### Required action
Find every line of the records that has "vmcnt" and return it.

### Exercise materials

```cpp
template <int DBG, int TWv, int NKB, int PL = 0>
__global__ __launch_bounds__(512, 1) void wrw64_kernel(const unsigned short* __restrict__ x,
                                                       const unsigned short* __restrict__ gz,
                                                       int B, int H, int W, int C, int K,
                                                       float* __restrict__ slabs,
                                                       float* __restrict__ bslabs,
                                                       const unsigned char* __restrict__ pidx) {
  extern __shared__ __attribute__((aligned(16))) unsigned short lds[];
  const int lane = threadIdx.x & 63, wid = threadIdx.x >> 6;
  const int r = lane & 31, h = lane >> 5;
  using Cfg = WrwCfg<TWv, NKB>;
  const int n_cb = C / C64, n_kz = K / (NKB * C64), n_sib = n_cb * n_kz;
  const int n_p = gridDim.x / n_sib;
  int wg_p, wg_sib;
  if (n_p % 8 == 0) {
    const int s_ = blockIdx.x >> 3;
    wg_sib = s_ % n_sib;
    wg_p = (blockIdx.x & 7) + 8 * (s_ / n_sib);
  } else {
    wg_p = blockIdx.x % n_p;
    wg_sib = blockIdx.x / n_p;
  }
  const int wg_cb = wg_sib % n_cb, wg_kz = wg_sib / n_cb;
  constexpr int XCH = Cfg::XCHv, GCH = Cfg::GCHv, XPLANE = Cfg::XPL, GPLANE = Cfg::GPL;
  constexpr int WBUF = Cfg::BUF, WCHUNKS = Cfg::CHUNKS;
  const int mt = wid & 1, nt = NKB == 1 ? (wid >> 1) & 1 : wid >> 1, ph = NKB == 1 ? wid >> 2 : 0;
  constexpr int THv = Cfg::THv, WCv = Cfg::WCv, WRv = Cfg::WRv;
  const int q = (lane >> 2) & 3, pp = lane & 3, gq = lane >> 4;
  const int ch0 = 16 * (gq & 1) + 4 * pp;
  const int lrow = TWv == 32 ? 0 : (gq >> 1), lcol = TWv == 32 ? 8 * (gq >> 1) + q : q;

  const int tiles_x = (W + TWv - 1) / TWv, tiles_y = (H + THv - 1) / THv;
  const int per_img = tiles_x * tiles_y;
  const int ntiles = B * per_img;

  constexpr int NCH = PL ? 2 * XCH : WCHUNKS;
  constexpr int NI = (NCH + 7) / 8;
  const int wid_s = __builtin_amdgcn_readfirstlane(wid);
  const int pl = lane >> 2, piece = lane & 3;
  int rel[NI], roff[NI];
  int ldst[NI];
  bool is_x[NI];
#pragma unroll
  for (int i = 0; i < NI; ++i) {
    const int j = wid_s + 8 * i < NCH ? wid_s + 8 * i : NCH - 1;
    is_x[i] = j < 2 * XCH;
    if (j < 2 * XCH) {
      const int plane = j >= XCH ? 1 : 0;
      const int pix = 16 * (j - XCH * plane) + pl;
      rel[i] = pix < WRv * WCv ? ((pix / WCv) << 8) | (pix % WCv) : -1;
      const int pv = pix < WRv * WCv ? pix : 0;
      roff[i] = ((pv / WCv) * W + pv % WCv) * C + C64 * wg_cb + 8 * piece + 32 * plane;
      ldst[i] = (plane * XPLANE + (j - XCH * plane) * 512) * 2;
    } else {
      const int jj = j - 2 * XCH;
      const int plane = jj / GCH;
      const int pix = 16 * (jj - GCH * plane) + pl;
      rel[i] = ((pix / TWv) << 8) | (pix % TWv);
      roff[i] = ((pix / TWv) * W + pix % TWv) * K + NKB * C64 * wg_kz + 8 * piece + 32 * plane;
      ldst[i] = (2 * XPLANE + plane * GPLANE + (jj - GCH * plane) * 512) * 2;
    }
  }
  const unsigned short* zeros = reinterpret_cast<const unsigned short*>(zero_block);
  struct TilePos {
    int ty, tx, xo, go;
    int mode;
    int b, xi, gi;
  };
  auto tile_pos = [&](int tile) {
    const int b = tile / per_img, t2 = tile % per_img;
    TilePos t;
    t.ty = (t2 / tiles_x) * THv;
    t.tx = (t2 % tiles_x) * TWv;
    t.xo = ((b * H + t.ty - 1) * W + t.tx - 1) * C;
    t.go = ((b * H + t.ty) * W + t.tx) * K;
    const bool colin = t.tx >= 1 && t.tx + TWv < W;
    t.mode = __builtin_amdgcn_readfirstlane(
        colin && t.ty >= 1 && t.ty + THv < H ? 0 : (colin && kWrwBufPath && !(DBG & 8) ? 1 : 2));
    t.b = b;
    t.xi = ((t.ty - 1) * W + t.tx - 1) * C;
    t.gi = (t.ty * W + t.tx) * K;
    return t;
  };
  auto stage_chunk = [&](const TilePos& tp, int buf, int i) __attribute__((always_inline)) {
    const int ty = tp.ty, tx = tp.tx, xo = tp.xo, go = tp.go;
    const unsigned dst = __builtin_amdgcn_readfirstlane(lds_byte_of(lds) + buf * WBUF * 2 + ldst[i]);
    if (tp.mode == 0) {
      glds16_s(is_x[i] ? x + xo : gz + go, 2u * (unsigned)roff[i], dst);
    } else if (tp.mode == 1) {
      const u32x4 rs = is_x[i] ? image_rsrc(x, (int64_t)tp.b * H * W * C, (unsigned)(H * W * C) * 2u)
                               : image_rsrc(gz, (int64_t)tp.b * H * W * K, (unsigned)(H * W * K) * 2u);
      blds16(rs, 2u * (unsigned)((is_x[i] ? tp.xi : tp.gi) + roff[i]), dst);
    } else {
      const int halo = is_x[i] ? 1 : 0;
      const int y = ty - halo + (rel[i] >> 8), xx = tx - halo + (rel[i] & 255);
      const bool ok = rel[i] >= 0 && (unsigned)y < (unsigned)H && (unsigned)xx < (unsigned)W;
      const unsigned short* src = (is_x[i] ? x : gz) + ((is_x[i] ? xo : go) + roff[i]);
      glds16(ok ? src : zeros, dst);
    }
  };
  auto stage_issue = [&](int tile, int buf) __attribute__((always_inline)) {
    const TilePos tp = tile_pos(tile);
#pragma unroll
    for (int i = 0; i < NI; ++i) stage_chunk(tp, buf, i);
  };
  constexpr int NPC = TWv / 2, NPR = THv / 2;
  const int p_piece = threadIdx.x & 3, p_pc = (threadIdx.x >> 2) % NPC;
  const int p_pr = ((threadIdx.x >> 2) / NPC) % NPR, p_plane = (threadIdx.x >> 2) / (NPC * NPR);
  const int Ho = H >> 1, Wo = W >> 1;
  u32x4 pg = {0u, 0u, 0u, 0u};
  uint2 pi = {0u, 0u};
  auto pool_issue = [&](int tile) {
    const int b = tile / per_img, t2 = tile % per_img;
    const int py = (t2 / tiles_x) * NPR + p_pr, px = (t2 % tiles_x) * NPC + p_pc;
    const int off = ((b * Ho + py) * Wo + px) * K + NKB * C64 * wg_kz + 32 * p_plane + 8 * p_piece;
    if (py < Ho && px < Wo) {
      pg = *reinterpret_cast<const u32x4*>(gz + off);
      pi = *reinterpret_cast<const uint2*>(pidx + off);
    } else {
      pg = u32x4{0u, 0u, 0u, 0u};
      pi = uint2{0u, 0u};
    }
  };
  auto pool_write = [&](int buf) {
    unsigned short* dst = lds + buf * WBUF + 2 * XPLANE + p_plane * GPLANE +
                          (2 * p_pr * TWv + 2 * p_pc) * WPL + 8 * p_piece;
    const UnpoolFlags fl = unpool_flags(pi.x, pi.y);
#pragma unroll
    for (int pos = 0; pos < 4; ++pos)
      *reinterpret_cast<u32x4*>(dst + ((pos >> 1) * TWv + (pos & 1)) * WPL) = unpool8(pg, fl, pos);
  };

  f32x16 acc[9];
#pragma unroll
  for (int t = 0; t < 9; ++t) acc[t] = zero16();
  float bsum = 0.f;
  typedef __bf16 bf16x2 __attribute__((ext_vector_type(2)));

  uint64_t stamp[7];
#define WRW_STAMP(k)                                                   \
  if (DBG & 4) asm volatile("s_memtime %0\n\ts_waitcnt lgkmcnt(0)" : "=s"(stamp[k])::"memory")
  int tile = wg_p;
  if (tile < ntiles) {
    stage_issue(tile, 0);
    if (PL) {
      pool_issue(tile);
      pool_write(0);
    }
  }
  asm volatile("s_waitcnt vmcnt(0)" ::: "memory");
  __syncthreads();
  int buf = 0, tcount = 0;
  for (; tile < ntiles; tile += n_p) {
    WRW_STAMP(0);
    const int next = (DBG & 2) ? ntiles : tile + n_p;
    const TilePos stg = tile_pos(next < ntiles ? next : tile);
    if (PL && next < ntiles) pool_issue(next);
    WRW_STAMP(1);
    const unsigned short* xl =
        lds + buf * WBUF + mt * XPLANE + (lrow * WCv + lcol) * WPL + ch0;
    const unsigned short* gl =
        lds + buf * WBUF + 2 * XPLANE + nt * GPLANE + (lrow * TWv + lcol) * WPL + ch0;
    struct XFrag {
      uint2 lo, hi, ex;
    };
    auto x_frag = [&](int wrow, int cx) {
      const unsigned short* p = xl + (wrow * WCv + cx) * WPL;
      XFrag f;
      f.lo = __builtin_bit_cast(uint2, lds_tr16(p));
      f.hi = __builtin_bit_cast(uint2, lds_tr16(p + 4 * WPL));
      f.ex = __builtin_bit_cast(uint2, lds_tr16(p + 8 * WPL));
      return f;
    };
    constexpr int NFR = TWv == 32 ? 6 : 18, NFC = TWv == 32 ? 2 : 1;
    auto f_row = [](int s_, int kh) { return TWv == 32 ? (s_ & 3) + kh : 2 * s_ + kh; };
    auto f_col = [](int s_) { return TWv == 32 ? (s_ >> 2) : 0; };
    auto f_first = [](int s_, int kh) { return TWv == 32 ? ((s_ & 3) == 0 || kh == 2) : (s_ == 0 || kh >= 1); };
    const int row_w = TWv == 32 ? 4 * ph : 16 * ph;
    XFrag fr[NFR][NFC];
    auto f_load = [&](int i) {
      const int s_ = i / 9, kh = (i % 9) / 3;
      fr[f_row(s_, kh)][f_col(s_)] = x_frag(row_w + f_row(s_, kh), 16 * f_col(s_));
    };
    auto b_of = [&](int s_) {
      const int ry = TWv == 32 ? 4 * ph + (s_ & 3) : 16 * ph + 2 * s_;
      return tr_pair(gl + (ry * TWv + 16 * f_col(s_)) * WPL, 4 * WPL);
    };
    constexpr int LEAD = 6;
    constexpr int STG = 5;
    static_assert(STG * NI <= 9 * 8 - 12, "the last chunk needs time to land");
    u32x4 bf[2];
#pragma unroll
    for (int i = 0; i < LEAD; i += 3)
      if (f_first(i / 9, (i % 9) / 3)) f_load(i);
    bf[0] = b_of(0);
#pragma unroll
    for (int i = 0; i < 9 * 8; ++i) {
      const int s_ = i / 9, kh = (i % 9) / 3, kw = i % 3;
      if (i + LEAD < 9 * 8 && (i + LEAD) % 3 == 0 && f_first((i + LEAD) / 9, ((i + LEAD) % 9) / 3))
        f_load(i + LEAD);
      if (i % 9 == 2 && s_ + 1 < 8) bf[(s_ + 1) & 1] = b_of(s_ + 1);
      if (!(DBG & 2) && i % STG == 0 && i / STG < NI) stage_chunk(stg, buf ^ 1, i / STG);
      __builtin_amdgcn_sched_barrier(0);
      const XFrag& f = fr[f_row(s_, kh)][f_col(s_)];
      u32x4 a;
      if (kw == 0)
        a = u32x4{f.lo.x, f.lo.y, f.hi.x, f.hi.y};
      else if (kw == 1)
        a = u32x4{__builtin_amdgcn_alignbit(f.lo.y, f.lo.x, 16), __builtin_amdgcn_alignbit(f.hi.x, f.lo.y, 16),
                  __builtin_amdgcn_alignbit(f.hi.y, f.hi.x, 16), __builtin_amdgcn_alignbit(f.ex.x, f.hi.y, 16)};
      else
        a = u32x4{f.lo.y, f.hi.x, f.hi.y, f.ex.x};
      if constexpr ((DBG & 16) != 0) {
        f32x16& c_ = acc[i % 9];
        const int o_ = 8 * (i & 1);
        f32x4 q0 = {c_[o_], c_[o_ + 1], c_[o_ + 2], c_[o_ + 3]};
        f32x4 q1 = {c_[o_ + 4], c_[o_ + 5], c_[o_ + 6], c_[o_ + 7]};
        q0 = mfma16b(a, bf[s_ & 1], q0);
        q1 = mfma16b(a, bf[s_ & 1], q1);
        c_[o_] = q0[0]; c_[o_ + 1] = q0[1]; c_[o_ + 2] = q0[2]; c_[o_ + 3] = q0[3];
        c_[o_ + 4] = q1[0]; c_[o_ + 5] = q1[1]; c_[o_ + 6] = q1[2]; c_[o_ + 7] = q1[3];
      } else {
        acc[i % 9] = mfma32b(a, bf[s_ & 1], acc[i % 9]);
      }
      if (i == 8) WRW_STAMP(2);
      if (i == 35) WRW_STAMP(3);
      if (i == 71) WRW_STAMP(4);
      if (i % 9 == 4) {
        const u32x4 bw = bf[s_ & 1];
        const bf16x2 one2 = __builtin_bit_cast(bf16x2, 0x3f803f80u);
        const unsigned w0 = bw.x, w1 = bw.y, w2 = bw.z, w3 = bw.w;
        bsum = __builtin_amdgcn_fdot2_f32_bf16(__builtin_bit_cast(bf16x2, w0), one2, bsum, false);
        bsum = __builtin_amdgcn_fdot2_f32_bf16(__builtin_bit_cast(bf16x2, w1), one2, bsum, false);
        bsum = __builtin_amdgcn_fdot2_f32_bf16(__builtin_bit_cast(bf16x2, w2), one2, bsum, false);
        bsum = __builtin_amdgcn_fdot2_f32_bf16(__builtin_bit_cast(bf16x2, w3), one2, bsum, false);
      }
    }
    if (PL && next < ntiles) pool_write(buf ^ 1);
    asm volatile("s_waitcnt vmcnt(0)" ::: "memory");
    WRW_STAMP(5);
    __syncthreads();
    WRW_STAMP(6);
    if (DBG & 4) {
      asm volatile("s_waitcnt lgkmcnt(0)" ::: "memory");
      if (threadIdx.x == 0 && tcount < 4) {
        uint64_t* o = reinterpret_cast<uint64_t*>(bslabs) + ((int64_t)((int)blockIdx.x) * 4 + tcount) * 8;
#pragma unroll
        for (int k = 0; k < 7; ++k) o[k] = stamp[k];
      }
      ++tcount;
    }
    buf ^= 1;
  }
#undef WRW_STAMP

  const int slab = NKB == 1 ? 2 * wg_p + ph : wg_p;
  const int kb = NKB == 1 ? wg_kz : 2 * wg_kz + (nt >> 1);
  float* out = slabs + (((int64_t)slab * n_cb + wg_cb) * (NKB * n_kz) + kb) * 9 * C64 * C64;
#pragma unroll
  for (int t = 0; t < 9; ++t)
#pragma unroll
    for (int qq = 0; qq < 16; ++qq)
      out[(t * C64 + 32 * mt + acc_row(qq, h)) * C64 + 32 * (nt & 1) + r] = acc[t][qq];
  const float bs = bsum + __shfl_xor(bsum, 32);
  if (bslabs && !(DBG & 4) && wg_cb == 0 && mt == 0 && h == 0)
// ... 1075 lines not shown
```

### Solution for this problem
  asm volatile("s_waitcnt vmcnt(0)" ::: "memory");
    asm volatile("s_waitcnt vmcnt(0)" ::: "memory");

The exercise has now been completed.